And who flipping cares! 

We do not have to control other people's decisions, lives, or anything. We can find some things in common with them and get along. Because what kind of friends are you if you feel you need to instruct or lecture or judge them on their life choices? 

As long as they themselves are not abusing animals or committing some crime, what you can do is what the majority of us had done and what our parents did and so on.... when you are in the company of idiots, be nice. 

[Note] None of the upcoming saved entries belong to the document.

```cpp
__global__ __launch_bounds__(256) void select_emit_kernel(const ZhVisit *__restrict__ visits, uint64_t n_visits, uint32_t chunk,
                                                           uint32_t k_top, const uint32_t *__restrict__ leaf_ids, ZhApprox ap) {
    __shared__ uint32_t s_u[8];
    const uint32_t tid = threadIdx.x;
    const uint64_t base = (uint64_t)blockIdx.x * chunk;
    const uint32_t cnt = (uint32_t)(n_visits - base < chunk ? n_visits - base : chunk);
    for (uint32_t c = 0; c < cnt; c++) {
        const ZhVisit v = visits[base + c];
        if (!v.take || (v.take < v.len && v.take < k_top)) continue;
        const uint64_t *__restrict__ kp = ap.iv + v.row_off;
        const uint32_t tv = ap.tauv[base + c], tq = ap.qtau[v.b];
        const uint32_t tau = tv < tq ? tv : tq;
        __syncthreads();
        if (tid == 0) { s_u[0] = 0; s_u[2] = 0; }
        __syncthreads();
        uint32_t mine = 0;
        for (uint32_t i = tid; i < v.len; i += 256) mine += ((uint32_t)kp[i] <= tau) ? 1u : 0u;
        if (mine) atomicAdd(&s_u[0], mine);
        __syncthreads();
        const uint32_t M = s_u[0];
        if (!M) continue;
        if (tid == 0) {
            const uint32_t b0 = atomicAdd(&ap.qcount[v.b], M);
            s_u[1] = b0;
            if (b0 + M > ap.capq) atomicOr(&ap.ctl[1], 1u);
        }
        __syncthreads();
        const uint32_t b0 = s_u[1];
        if (b0 + M <= ap.capq) {
            const size_t ob = (size_t)v.b * ap.capq + b0;
            for (uint32_t i = tid; i < v.len; i += 256) {
                const uint64_t w = kp[i];
                if ((uint32_t)w <= tau) {
                    const uint32_t pos = atomicAdd(&s_u[2], 1u);
                    ap.list_lo[ob + pos] = (uint32_t)w;
                    ap.list_hi[ob + pos] = (uint32_t)(w >> 32);
                    ap.list_id[ob + pos] = leaf_ids[(size_t)v.leaf_off + i];
                }
            }
        }
    }
}

template <int KIND>
__global__ __launch_bounds__(256) void exact_keys_kernel(const ZhVisit *__restrict__ visits, const float *__restrict__ X, uint32_t d,
                                                          const float *__restrict__ Q, const float *__restrict__ QQ,
                                                          const uint32_t *__restrict__ leaf_ids, int metric, int param, ZhApprox ap) {
    const uint32_t lane = threadIdx.x & 63, wv = threadIdx.x >> 6;
    if (ap.ctl[0] > ap.ex_cap) return;
    const uint32_t total = ap.ctl[0];
    for (uint32_t e = blockIdx.x; e < total; e += gridDim.x) {
        const uint2 ev = ap.ex_visits[e];
        if (ev.x == 0xFFFFFFFFu) continue;
        const ZhVisit v = visits[ev.x];
        const uint32_t i0 = blockIdx.y * 256u + wv * 64u;
        for (uint32_t i = i0; i < v.len && i < i0 + 64u; i++) {
            const uint32_t id = leaf_ids[(size_t)v.leaf_off + i];
            float s0, s1;
            lane_sums_generic<KIND>(X + (size_t)id * d, Q + (size_t)v.b * d, d, lane, param, s0, s1);
            if (lane == 0) ap.ex_keys[(size_t)ev.y + i] = key_of(metric, param, s0, s1, KIND == K_COS ? QQ[v.b] : 0.f);
        }
    }
}

__global__ __launch_bounds__(256) void exact_visit_kernel(const ZhVisit *__restrict__ visits, const uint32_t *__restrict__ leaf_ids, ZhApprox ap) {
    __shared__ uint64_t sk[2048];
    __shared__ __attribute__((aligned(16))) uint32_t si[2048];
    __shared__ uint32_t s_u32[8];
    __shared__ uint64_t s_red[8];
    const uint32_t tid = threadIdx.x, lane = tid & 63, wv = tid >> 6;
    if (ap.ctl[0] > ap.ex_cap) return;
    const uint32_t total = ap.ctl[0];
    for (uint32_t e = blockIdx.x; e < total; e += gridDim.x) {
        const uint2 ev = ap.ex_visits[e];
        if (ev.x == 0xFFFFFFFFu) continue;
        const ZhVisit v = visits[ev.x];
        const uint32_t eb = ev.y;
        __syncthreads();
        ZhVisit v2 = v;
        v2.row_off = eb; v2.cand_off = eb;
        bool need_slow = false;
        select_fast<false>(v2, leaf_ids, ap.ex_keys, ap.ex_ckeys, ap.ex_cids, sk, si, s_u32, need_slow);
        if (need_slow) {
            __syncthreads();
            select_slow(v2, leaf_ids, ap.ex_keys, ap.ex_ckeys, ap.ex_cids, sk, si, 2048);
        }
        __syncthreads();
        uint64_t tk = 0, ti = 0;
        for (uint32_t i = tid; i < v.take; i += 256) {
            const uint64_t kk = ap.ex_ckeys[(size_t)eb + i], ii = ap.ex_cids[(size_t)eb + i];
            if (kk > tk || (kk == tk && ii > ti)) { tk = kk; ti = ii; }
        }
        for (int m = 1; m < 64; m <<= 1) {
            const uint64_t ok = __shfl_xor(tk, m), oi = __shfl_xor(ti, m);
            if (ok > tk || (ok == tk && oi > ti)) { tk = ok; ti = oi; }
        }
        if (lane == 0) { s_red[wv] = tk; s_red[4 + wv] = ti; }
        __syncthreads();
        tk = s_red[0]; ti = s_red[4];
        for (int w = 1; w < 4; w++)
            if (s_red[w] > tk || (s_red[w] == tk && s_red[4 + w] > ti)) { tk = s_red[w]; ti = s_red[4 + w]; }
        if (tid == 0) s_u32[7] = 0;
        __syncthreads();
        const uint32_t tq = ap.qtau[v.b];
        uint32_t mine = 0;
        for (uint32_t i = tid; i < v.len; i += 256) {
            const uint64_t kk = ap.ex_keys[(size_t)eb + i];
            const uint32_t id = leaf_ids[(size_t)v.leaf_off + i];
            if ((kk < tk || (kk == tk && id <= ti)) && (uint32_t)ap.iv[v.row_off + i] <= tq) mine++;
        }
        if (mine) atomicAdd(&s_u32[7], mine);
        __syncthreads();
        const uint32_t M = s_u32[7];
        __syncthreads();
        if (tid == 0) {
            const uint32_t b0 = M ? atomicAdd(&ap.qcount[v.b], M) : 0u;
            s_u32[6] = b0; s_u32[7] = 0;
            if (M && b0 + M > ap.capq) atomicOr(&ap.ctl[1], 1u);
        }
        __syncthreads();
        const uint32_t b0 = s_u32[6];
        if (M && b0 + M <= ap.capq) {
            const size_t ob = (size_t)v.b * ap.capq + b0;
            for (uint32_t i = tid; i < v.len; i += 256) {
                const uint64_t kk = ap.ex_keys[(size_t)eb + i];
                const uint32_t id = leaf_ids[(size_t)v.leaf_off + i];
                const uint64_t w = ap.iv[v.row_off + i];
                if ((kk < tk || (kk == tk && id <= ti)) && (uint32_t)w <= tq) {
                    const uint32_t pos = atomicAdd(&s_u32[7], 1u);
                    ap.list_lo[ob + pos] = (uint32_t)w;
                    ap.list_hi[ob + pos] = (uint32_t)(w >> 32);
                    ap.list_id[ob + pos] = id;
                }
            }
        }
        __syncthreads();
    }
}

template <int D, int KIND>
__device__ __forceinline__ uint64_t exact_key(const float *__restrict__ X, uint32_t d, uint32_t id, const float *__restrict__ q,
                                              const float4 *qreg, float qq, uint32_t lane, int metric, int param) {
    float s0 = 0.f, s1 = 0.f;
    if constexpr (D > 0) {
        constexpr int NV = RowVec<D>::NV;
        float4 v[NV];
        load_row<D>(X + (size_t)id * D, lane, v);
        row_pair_sums<D, KIND>(v, qreg, lane, param, s0, s1);
        if (KIND == K_COS) {
            float4 c = make_float4(0.f, 0.f, 0.f, 0.f);
#pragma unroll
            for (int j = 0; j < NV; j++) {
                const bool act = (j < RowVec<D>::NJ) || (lane < (uint32_t)RowVec<D>::REM4);
                if (act) sq4(v[j], c);
            }
            s1 = wave_sum_canonical((c.x + c.y) + (c.z + c.w));
        }
    } else
        lane_sums_generic<KIND>(X + (size_t)id * d, q, d, lane, param, s0, s1);
    return key_of(metric, param, s0, s1, qq);
}

template <int LCAP>
__global__ __launch_bounds__(256) void final_survivors_kernel(uint32_t B, uint32_t k, ZhApprox ap, uint32_t only) {
    __shared__ uint64_t sk[LCAP];
    __shared__ uint32_t sl[LCAP];
    __shared__ uint32_t hist[256], scan[256], s_u[8];
    const uint32_t b = blockIdx.x, tid = threadIdx.x;
    if (ap.ctl[1] & (1u | 4u | 8u)) return;
    uint32_t n = ap.qcount[b];
    if (n > ap.capq) n = ap.capq;
    if ((only == 1 && n > 4096u) || (only == 2 && n <= 4096u)) return;
    if (n > (uint32_t)LCAP) n = LCAP;
    const size_t ob = (size_t)b * ap.capq;
    for (uint32_t i = tid; i < n; i += 256) {
        sk[i] = ((uint64_t)ap.list_id[ob + i] << 32) | ap.list_hi[ob + i];
        sl[i] = ap.list_lo[ob + i];
    }
    const uint32_t np2 = next_pow2(n);
    for (uint32_t i = n + tid; i < np2; i += 256) { sk[i] = ~0ull; sl[i] = ~0u; }
    block_bitonic_sort<uint32_t>(sk, sl, np2);
    constexpr uint32_t PER = LCAP / 256;
    uint64_t ek[PER];
    uint32_t el[PER], cntl = 0;
    bool keep[PER];
#pragma unroll
    for (uint32_t j = 0; j < PER; j++) {
        const uint32_t i = tid * PER + j;
        keep[j] = i < n && (i == 0 || (uint32_t)(sk[i] >> 32) != (uint32_t)(sk[i - 1] >> 32));
        ek[j] = i < n ? sk[i] : 0ull;
        el[j] = i < n ? sl[i] : 0u;
        cntl += keep[j] ? 1u : 0u;
    }
    auto block_scan = [&](uint32_t mine) {
        scan[tid] = mine;
        __syncthreads();
        for (uint32_t o = 1; o < 256; o <<= 1) {
            const uint32_t a = tid >= o ? scan[tid - o] : 0;
            __syncthreads();
            scan[tid] += a;
            __syncthreads();
        }
        return scan[tid] - mine;
    };
    uint32_t rank = block_scan(cntl);
    const uint32_t nu = scan[255];
    __syncthreads();
#pragma unroll
    for (uint32_t j = 0; j < PER; j++)
        if (keep[j]) { sk[rank] = ek[j]; sl[rank] = el[j]; rank++; }
    __syncthreads();
// ... 135 lines not shown
```

### zebra_amd/csrc/zh_internal.h

```cpp
#pragma once
#include <hip/hip_runtime.h>
#include <stddef.h>
#include <stdint.h>

#include "../../include/zebra_hip.h"

int zh_set_error(int code, const char *fmt, ...) __attribute__((format(printf, 2, 3)));
double zh_index_visits_per_pair(zh_index *ix);
void zh_search_ctx_abandon(zh_search_ctx *c);
void zh_search_ctx_stream_ordered(zh_search_ctx *c);

struct ZhVisit {
    uint32_t b;
    uint32_t leaf_off;
    uint32_t len;
    uint32_t take;
    uint64_t row_off;
    uint64_t cand_off;
    uint32_t node;
    uint32_t pad;
};

#define ZH_GROUP_MAX 4
struct ZhGroup {
// ... 108 lines not shown
                               hipStream_t s);
hipError_t zh_launch_walk_emit(ZhForestDev f, const float *dQ, uint32_t B, uint32_t d, int32_t n,
                               const uint32_t *dBits, uint32_t words_per_q, uint32_t P_dense,
                               const ZhPairCounts *dCounts, const ZhVisit *dInline, const uint64_t *dRowBase,
                               const uint64_t *dCandBase, const uint64_t *dVisitBase, ZhVisit *dVisits,
                               const uint32_t *dLeafCount, uint32_t *dLeafFill, const uint32_t *dGroupBase,
                               const uint64_t *dGroupRowBase, ZhGroup *dGroups, uint64_t *dGroupRowOff, hipStream_t s);
hipError_t zh_launch_sweep(const float *dX, uint32_t d, const float *dQ, const float *dQQ, const ZhGroup *dGroups,
                           const uint64_t *dGroupRowOff, uint64_t n_groups, const uint32_t *dWaveGroup,
                           const uint32_t *dLeafIds, uint64_t R_grouped, int metric, int mode, uint64_t *dKeys,
                           hipStream_t s, const uint32_t *dRunIf = nullptr);
bool zh_sweep_has_predicate(uint32_t d, int metric);
hipError_t zh_launch_wave_groups(const ZhGroup *dGroups, const uint64_t *dGroupRowOff, uint64_t n_groups, uint32_t *dWaveGroup,
                                 hipStream_t s);
#define ZH_SCAN_NE 4
bool zh_scan_sweep_supported(uint32_t d, uint32_t T, int metric);
uint32_t zh_scan_rows_per_wave(uint32_t T);
hipError_t zh_launch_row_leaf(const int4 *dNodePack, const uint32_t *dNodeTree, uint32_t n_nodes, const uint32_t *dLeafIds,
                              uint32_t T, uint64_t n_rows, uint2 *dRowLeaf, hipStream_t s);
hipError_t zh_launch_node_visits(const uint32_t *dLeafCount, const uint32_t *dGroupBase, const ZhGroup *dGroups, uint32_t n_nodes,
                                 uint32_t *dBits, uint4 *dNodeVisit, hipStream_t s);
hipError_t zh_launch_scan_sweep(const float *dX, uint32_t d, uint64_t n_rows, const float *dQ, const float *dQQ,
                                const uint2 *dRowLeaf, uint32_t T, const uint32_t *dVisitBits, const uint4 *dNodeVisit,
                                const ZhGroup *dGroups, uint32_t group, int metric, int param, uint64_t *dKeys,
                                const uint32_t *dRunIf , hipStream_t s);
uint64_t zh_sweep_rows_per_launch(uint32_t d);
hipError_t zh_launch_select(const ZhVisit *dVisits, uint64_t n_visits, const uint32_t *dLeafIds,
                            const uint64_t *dKeys, uint64_t *dCandKeys, uint32_t *dCandIds, uint32_t max_leaf_len,
                            const uint32_t *dRunIf, hipStream_t s);
hipError_t zh_launch_final(const uint64_t *dCandBase, uint32_t B, uint32_t T, uint32_t k, const uint64_t *dCandKeys,
                           const uint32_t *dCandIds, uint64_t id_base, uint64_t *dOutIds, uint64_t *dOutKeys,
                           uint32_t *dOutCounts, const uint32_t *dRunIf, hipStream_t s);
hipError_t zh_launch_merge(uint32_t S, uint32_t B, uint32_t k, const uint64_t *dIds, const uint64_t *dKeys,
                           const uint32_t *dCounts, uint64_t *dOutIds, uint64_t *dOutKeys, uint32_t *dOutCounts,
                           uint64_t stride64, uint64_t stride32, hipStream_t s);
#define ZH_DISTANCE_SCRATCH_BYTES (sizeof(ZhGroup) + 16)
hipError_t zh_launch_distance_rows(const float *dX, uint64_t n, uint32_t d, const float *dq, int metric, int mode,
                                   uint64_t *dKeys, void *dScratch, hipStream_t s);
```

Most of the time when you have a beautiful golden retriever who is healthy inside and out and completely shines brighter than the sun in every way wherever you go.... people can tell the difference without you saying a single harsh word about their dogs. Or someone else's dogs. People with ittybitty mutt mixes have cute puppies... but then they grow up. And most of them are yappy, snappy, smelly, and have dental or eyeball problems.


----------



## Orangefurhouse (Jul 3, 2019)

Thanks. That’s sensible, and I guess also my original
Instinct, but I was second guessing mysef
So as to become an anti PM warrior. Instead, I’m going to find a couple friends and start a new punk rock band called the IttyBitty Muttmutts, which will have a hit with its first single: “I’m some kind of poo.”


----------



## Megora (Jun 7, 2010)

Orangefurhouse said:


> Thanks. That’s sensible, and I guess also my original
> Instinct, but I was second guessing mysef
> So as to become an anti PM warrior. Instead, I’m going to find a couple friends and start a new punk rock band called the IttyBitty Muttmutts, which will have a hit with its first single: “I’m some kind of poo.”


Or don't be a warrior.

Don't fight.

Be nice and respectful of others.


----------



## SRW (Dec 21, 2018)

Trying to explain the value of good breeding practices, heath clearances, etc. to someone that pays money for a Shitton or any similar designer mutt is probably futile.


----------



## PalouseDogs (Aug 14, 2013)

"Love me, Love my dog." Criticizing someone's dog is a lot like criticizing their child. Don't damage your relationship with these "dear friends" by insulting their dog. Anyway, what is the function of little, fluffy dogs? It is to be a cute, fluffy, lap warmer. The dog is probably cute, because most small fluffies are cute, and it probably likes sitting in laps and getting fussed over. Purpose served. What difference does it make if it's a Bichon/Toy poodle/mini-dachshund/Lhasa/Shih Tzu/Pomeranian whatever cross. "Crazy, untrained whack job" would describe a whole lot of 6-month old dogs. 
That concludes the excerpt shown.